Low uptake prompts AstraZeneca to withdraw Lumoxiti from US market

 AstraZeneca (LSE: AZN) is to pull its leukemia antibody-drug conjugate Lumoxiti (moxetumomab pasudotox-tdfk) from the US market later this year.

Poor sales performance of the CD22-directed immunotoxin drug, rather than any issues with safety, has been cited by the Anglo-Swedish pharma major as the reason for the move.

Lumoxiti was approved by the US Food and Drug Administration in 2018 to treat patients with relapsed or refractory hairy cell leukemia who have received at least two prior therapies.

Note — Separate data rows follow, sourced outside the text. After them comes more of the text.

#if defined(__HIP_DEVICE_COMPILE__)
#define IRH_GPTR(T) T __attribute__((address_space(1))) *
#else
#define IRH_GPTR(T) T *
#endif
// ... 1632 lines not shown
        if (NR > 3)
            for (int q = 0; q < nfar; q++) Z[(size_t)row * zstride + zoff + q] = xs[3 + q];
        if (NR == 3 && Qap) acc_ap += step_apply(xs[0], xs[1], xs[2], Qap, row + fap, true);
    };
    if (L0) {
        const int row0 = chunk * 8 * B;
        for (int t = tid; t < kreal * B; t += 256) {
            const int row = row0 + t, blk = t / B;
            if (row < n) put_row(row, bcr_pos(placed, kreal, blk) * B + (t - blk * B));
        }
    } else {
        for (int e = tid; e < 8 * B * NR; e += 256) {
            const int blk = e / (B * NR);
            xl[(size_t)chunk * 8 * B * NR + e] =
                blk < kreal ? (&sX[1][0])[bcr_pos(placed, kreal, blk) * B * NR + (e - blk * B * NR)] : 0.0;
        }
        if (chunk * 8 + 8 > nred && nred < nb)
            for (int t = tid; t < 8 * B; t += 256) {
                const int i = t / B, r = t - i * B, gb = chunk * 8 + i;
                if (gb >= nred && gb < nb) {
                    const int row = (8 * nred + (gb - nred)) * B + r;
                    if (row < n) put_row(row, t);
                }
            }
    }
    if (NR == 3 && Qap) bcr_apply_sum(acc_ap, part_ap, slot0 + chunk);
}

struct BcrBackPlan {
    const double *W[kMaxLevels];
    int nb[kMaxLevels];
    int top, base;
};
constexpr int kBackTopThreads = 512;
template <int B>
__global__ __launch_bounds__(kBackTopThreads) void k_bcr_back_top(BcrBackPlan P, const double *__restrict__ xtop, double *__restrict__ xl,
                                                       double4 *__restrict__ X, int n, int nred,
                                                       double4 *__restrict__ Qap = nullptr, int fap = 0,
                                                       double *__restrict__ part_ap = nullptr, int slot0 = 0,
                                                       int top_all = 0) {
    constexpr int NR = 3;
    typedef BcrDim<B, NR> Dm;
    constexpr int WB = B * Dm::NC, XB = B * NR;
    constexpr int NV = (7 * WB / 2 + kBackTopThreads - 1) / kBackTopThreads;
    __shared__ double sW[7 * WB];
    __shared__ double sX[9][XB];
    __shared__ double sWin[2][16][XB];
    const int tid = threadIdx.x, lane = tid & 63;
    const int wave = __builtin_amdgcn_readfirstlane(tid >> 6);
    const int cbase = blockIdx.x;
    auto range = [&](int L, int &lo, int &hi) {
        lo = hi = cbase;
        for (int l = P.base; l < L; l++) {
            lo = (lo > 0 ? lo - 1 : 0) >> 3;
            hi >>= 3;
        }
    };
    auto wanted = [&](int L, int q) {
        if (L == P.base) return 0x7f;
        int lo, hi, m = 0;
        range(L - 1, lo, hi);
        for (int j = (lo > 0 ? lo - 1 : 0); j <= hi; j++)
            if ((j >> 3) == q && (j & 7) < 7) m |= 1 << (j & 7);
        return bcr_back_mask(m);
    };
    v2d wreg[NV];
    auto request = [&](int L, int q) {
        const int kreal = P.nb[L] - q * 8 < 8 ? P.nb[L] - q * 8 : 8;
        const int nblk = kreal > 7 ? 7 : kreal;
        const int mask = wanted(L, q);
        const v2d *__restrict__ src = reinterpret_cast<const v2d *>(P.W[L] + (size_t)q * 7 * WB);
#pragma unroll
        for (int v = 0; v < NV; v++) {
            const int e = tid + kBackTopThreads * v, blk = e / (WB / 2);
            wreg[v] = (blk < nblk && ((mask >> blk) & 1)) ? __builtin_nontemporal_load(&src[e]) : v2d{0.0, 0.0};
        }
    };
    auto deposit = [&]() {
        v2d *dst = reinterpret_cast<v2d *>(sW);
#pragma unroll
        for (int v = 0; v < NV; v++) {
            const int e = tid + kBackTopThreads * v;
            if (e < 7 * WB / 2) dst[e] = wreg[v];
        }
    };
    double acc_ap = 0.0;
    int L = P.top, lo, hi;
    range(L, lo, hi);
    int q = lo;
    request(L, q);
    while (true) {
        int plo = 0, phi = 0;
        if (L < P.top) range(L + 1, plo, phi);
        const double(*winP)[XB] = sWin[(L + 1) & 1];
        double(*winC)[XB] = sWin[L & 1];
        const int kreal = P.nb[L] - q * 8 < 8 ? P.nb[L] - q * 8 : 8;
        const int mask = wanted(L, q);
        deposit();
        for (int e = tid; e < 7 * XB; e += kBackTopThreads) (&sX[1][0])[e] = 0.0;
        for (int e = tid; e < XB; e += kBackTopThreads) {
            sX[8][e] = L == P.top ? xtop[(top_all ? q * XB : 0) + e] : winP[q - 8 * plo][e];
            sX[0][e] = q == 0 ? 0.0 : L == P.top ? (top_all ? xtop[(q - 1) * XB + e] : 0.0) : winP[q - 1 - 8 * plo][e];
        }
        int Ln = L, qn = q + 1;
        if (qn > hi) {
            Ln = L - 1;
            if (Ln >= P.base) {
                range(Ln, lo, hi);
                qn = lo;
            }
        }
        if (Ln >= P.base) request(Ln, qn);
        __syncthreads();
        bcr_back_rounds<B, NR, kBackTopThreads / 64>(sW, sX, false, kreal, wave, lane, mask);
        if (L > P.base) {
            int clo, chi;
            range(L, clo, chi);
            for (int e = tid; e < 8 * XB; e += kBackTopThreads) {
                const int blk = e / XB;
                winC[(q - clo) * 8 + blk][e - blk * XB] = blk < kreal ? (&sX[1][0])[e] : 0.0;
            }
        } else {
            for (int e = tid; e < 8 * XB; e += kBackTopThreads) {
                const int blk = e / XB;
                xl[(size_t)q * 8 * XB + e] = blk < kreal ? (&sX[1][0])[e] : 0.0;
            }
            if (q * 8 + 8 > nred && nred < P.nb[L])
                for (int t = tid; t < 8 * B; t += kBackTopThreads) {
                    const int i = t / B, r = t - i * B, gb = q * 8 + i;
                    if (gb >= nred && gb < P.nb[L]) {
                        const int row = (8 * nred + (gb - nred)) * B + r;
                        const double *xs = &sX[1][0] + t * NR;
                        if (row < n) {
                            X[row] = double4{xs[0], xs[1], xs[2], 0.0};
                            if (Qap) acc_ap += step_apply(xs[0], xs[1], xs[2], Qap, row + fap, true);
                        }
                    }
                }
        }
        if (Ln < P.base) break;
        __syncthreads();
        L = Ln;
        q = qn;
    }
    if (Qap) bcr_apply_sum(acc_ap, part_ap, slot0 + cbase);
}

AstraZeneca has suggested that reasons for the poor take-up could be other drugs being available, the complexity of administration for a product that is intravenously administered and also safety monitoring needs for patients, since Lumoxiti’s label came with a boxed warning about capillary leak syndrome and hemolytic uraemic syndrome.

The signs that all was not rosy with Lumoxiti emerged in late 2020 when French biotech Innate Pharma (Euronext: IPH) announced it was handing back US and European Union commercialization rights.

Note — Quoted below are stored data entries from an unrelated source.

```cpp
int vmtl_conv2d_up2_fwd(const float* xl, const float* skip, const float* wp_eff, float* y, float* stats,
                        int B, int H2, int W2, int C0s, int C1s, int ldy, int Cout, void* stream);
int vmtl_conv2d_up2_fwd_p(const float* xl, const float* skip, const float* wp_eff, float* y, float* stats,
                          int B, int H2, int W2, int C0s, int C1s, int ldy, int Cout, int precision, void* stream);
int vmtl_conv2d_up2_stats_block(int B, int H2, int W2, int ldy);
int vmtl_conv2d_up2_ksplit(int B, int H2, int W2, int ldy, int Ktot);
int vmtl_conv2d_up2_fwd_ws(const float* xl, const float* skip, const float* wp_eff, float* y, float* ws, int B, int H2,
                           int W2, int C0s, int C1s, int ldy, int Cout, void* stream);
int vmtl_conv2d_up2_fwd_ws_p(const float* xl, const float* skip, const float* wp_eff, float* y, float* ws, int B, int H2,
                             int W2, int C0s, int C1s, int ldy, int Cout, int precision, void* stream);
int vmtl_pack_up2_fwd(const float* w, float* dst, int Cout, int C0, int C0s, int C1, int C1s, void* stream);
int vmtl_pack_up2_dgrad(const float* w, float* dst, int Cout, int Cos, int C0, int Cin, void* stream);
int vmtl_unpack_up2(const float* slabs, float* grad, int Cout, int Cos, int C0, int Cin, int nslabs, void* stream);

int vmtl_conv2d_wgrad_splits(int M, int Nw, int Ktot);
int vmtl_conv2d_wgrad(const float* x, const float* dy, float* slabs, int splits, int B, int H, int W, int Cs,
                      int Ho, int Wo, int ldy, int Nw, int KH, int KW, int stride, int pad, void* stream);
int vmtl_conv2d_wgrad_p(const float* x, const float* dy, float* slabs, int splits, int B, int H, int W, int Cs,
                        int Ho, int Wo, int ldy, int Nw, int KH, int KW, int stride, int pad, int precision,
                        void* stream);

int vmtl_conv3x3_wgrad_small_supported(int Cs, int ldy, int W);
int vmtl_conv3x3_wgrad_small_slabs(int B, int H, int W);
int vmtl_conv3x3_wgrad_small(const float* x, const float* dy, float* slabs, int nslabs, int B, int H, int W, int Cs,
                             int ldy, int Nw, void* stream);


int vmtl_conv3x3_small_supported(int Cs, int Nw);
int vmtl_conv3x3_small_tiles(int B, int H, int W);
int vmtl_conv3x3_small_stat_rows(int B, int H, int W);
int vmtl_conv3x3_small_stat_block(int B, int H, int W);
int vmtl_conv3x3_small(const float* x, const float* x2, const float* pa, const float* pb, const float* pc,
                       int act_in, float* a_out, const float* wp, const float* bias, float* y, float* yb, int Ca,
                       float* stats, int ep_mode, const float* ez_x, const float* ez_mean, const float* ez_invstd,
                       const float* ez_gamma, const float* ez_beta, int ez_act, int B, int H, int W, int Cs, int ldy,
                       int Nw, int Cout, void* stream);

int vmtl_dwconv_fwd(const float* x, const float* wp, float* y, int B, int H, int W, int Cs, int Ho, int Wo,
                    int K, int stride, int pad, void* stream);
int vmtl_dwconv_bn_stats_rows(int M, int Cs);
int vmtl_dwconv_bn_stats_block(int M, int Cs);
int vmtl_dwconv_bn_fwd(const float* x, const float* coef_a, const float* coef_c, int act, const float* wp, float* y,
                       float* a_out, float* partial, int B, int H, int W, int Cs, int Ho, int Wo, int K, int stride,
                       int pad, void* stream);
int vmtl_dwconv_bwd_data(const float* dy, const float* wp, float* dx, int B, int H, int W, int Cs, int Ho,
                         int Wo, int K, int stride, int pad, void* stream);
int vmtl_dwconv_bwd_data_add(const float* dy, const float* wp, const float* addend, float* dx, int B, int H, int W,
                             int Cs, int Ho, int Wo, int K, int stride, int pad, void* stream);
int vmtl_dwconv_bwd_weight_rows(int M, int Cs);
int vmtl_dwconv_bwd_weight(const float* x, const float* dy, float* partial, float* dw, int B, int H, int W,
                           int C, int Cs, int Ho, int Wo, int K, int stride, int pad, void* stream);

int vmtl_pack_weights(const float* src, float* dst, int R1, int R0, int T, int C, int Cs, long long sr1,
                      long long sr0, long long st, long long sc, int flip, void* stream);
int vmtl_pack_weights_scaled(const float* src, float* dst, int R1, int R0, int T, int C, int Cs, long long sr1,
                             long long sr0, long long st, long long sc, int flip, const float* scale, int sstride,
                             int smode, void* stream);
int vmtl_unpack_weights_stitch(const float* packed, float* grad, const float* w, const float* scale, int sstride,
                               float* ds, float* work, int R0, int T, int C, int Cs, int nslabs, long long slab_stride,
                               int reduce_all, void* stream);
int vmtl_pack_desc_bytes(void);
int vmtl_pack_weights_batch(const void* descs, int n, long long total, void* stream);
int vmtl_pack_weights_slice(const float* src, float* dst, int R0, int T, int C, int group, long long sr0,
// ... 113 lines not shown
```

### vision_mtl_amd/models/unet_mobilenetv3.py

```python
from __future__ import annotations

import math
import os
import typing as t

import torch
from torch import nn

from .. import layers as L
from ..ops import ACT_HSIGMOID, ACT_HSWISH, ACT_NONE, ACT_RELU

_ACT_CODE = {"relu": ACT_RELU, "hard_swish": ACT_HSWISH, None: ACT_NONE}


def _act_module(name):
    return {"relu": nn.ReLU, "hard_swish": nn.Hardswish, None: nn.Identity}[name]()


def make_divisible(v, divisor=8, min_value=None, round_limit=0.9):
    min_value = min_value or divisor
    new_v = max(min_value, int(v + divisor / 2) // divisor * divisor)
    if new_v < round_limit * v:
        new_v += divisor
    return new_v
# ... 227 lines not shown
            out = L.ops.conv2d(x.t, m.conv_stem.weight, None, L._pair(m.conv_stem.stride), L._pair(m.conv_stem.padding),
                               want_stats=train)
            raw0, st0 = out if train else (out, None)
            rpb0 = getattr(st0, "_vmtl_rpb", 0) if st0 is not None else 0
            y = first.run_pre(raw0, st0, rpb0, m.bn1, ACT_HSWISH)
        else:
            y = L.conv_bn_act(x, m.conv_stem, m.bn1, ACT_HSWISH)
        groups = [[0], [1], [2], [3, 4], [5, 6]]
        for g in groups[: self._depth]:
            for si in g:
                for blk in m.blocks[si]:
                    if fuse_stem and blk is first:
                        continue
                    y = blk.run(y)
            if g is groups[self._depth - 1]:
                feats.append(y.materialize() if isinstance(y, Pending) else y)
            elif isinstance(y, Pending):
                y.is_tap = True
                feats.append(y)
            else:
                y, tap = L.fork(y)
                feats.append(tap)
        return [f.act if isinstance(f, Pending) else f for f in feats]
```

AstraZeneca had initially out-licensed the drug to Innate in October 2018. At that time, hopes were high for sales. Sir Pascal Soriot, chief executive of the Cambridge, UK-based company, said that he thought the treatment could achieve blockbuster status, while analysts suggested a more modest, although still significant, $500 million in peak revenues.

Innate chief executive Mondher Mahjoubi said the firm had “determined that there is low strategic value for us in maintaining Lumoxiti in our portfolio due to lower than anticipated product sales, further compounded by the ongoing COVID-19 pandemic.”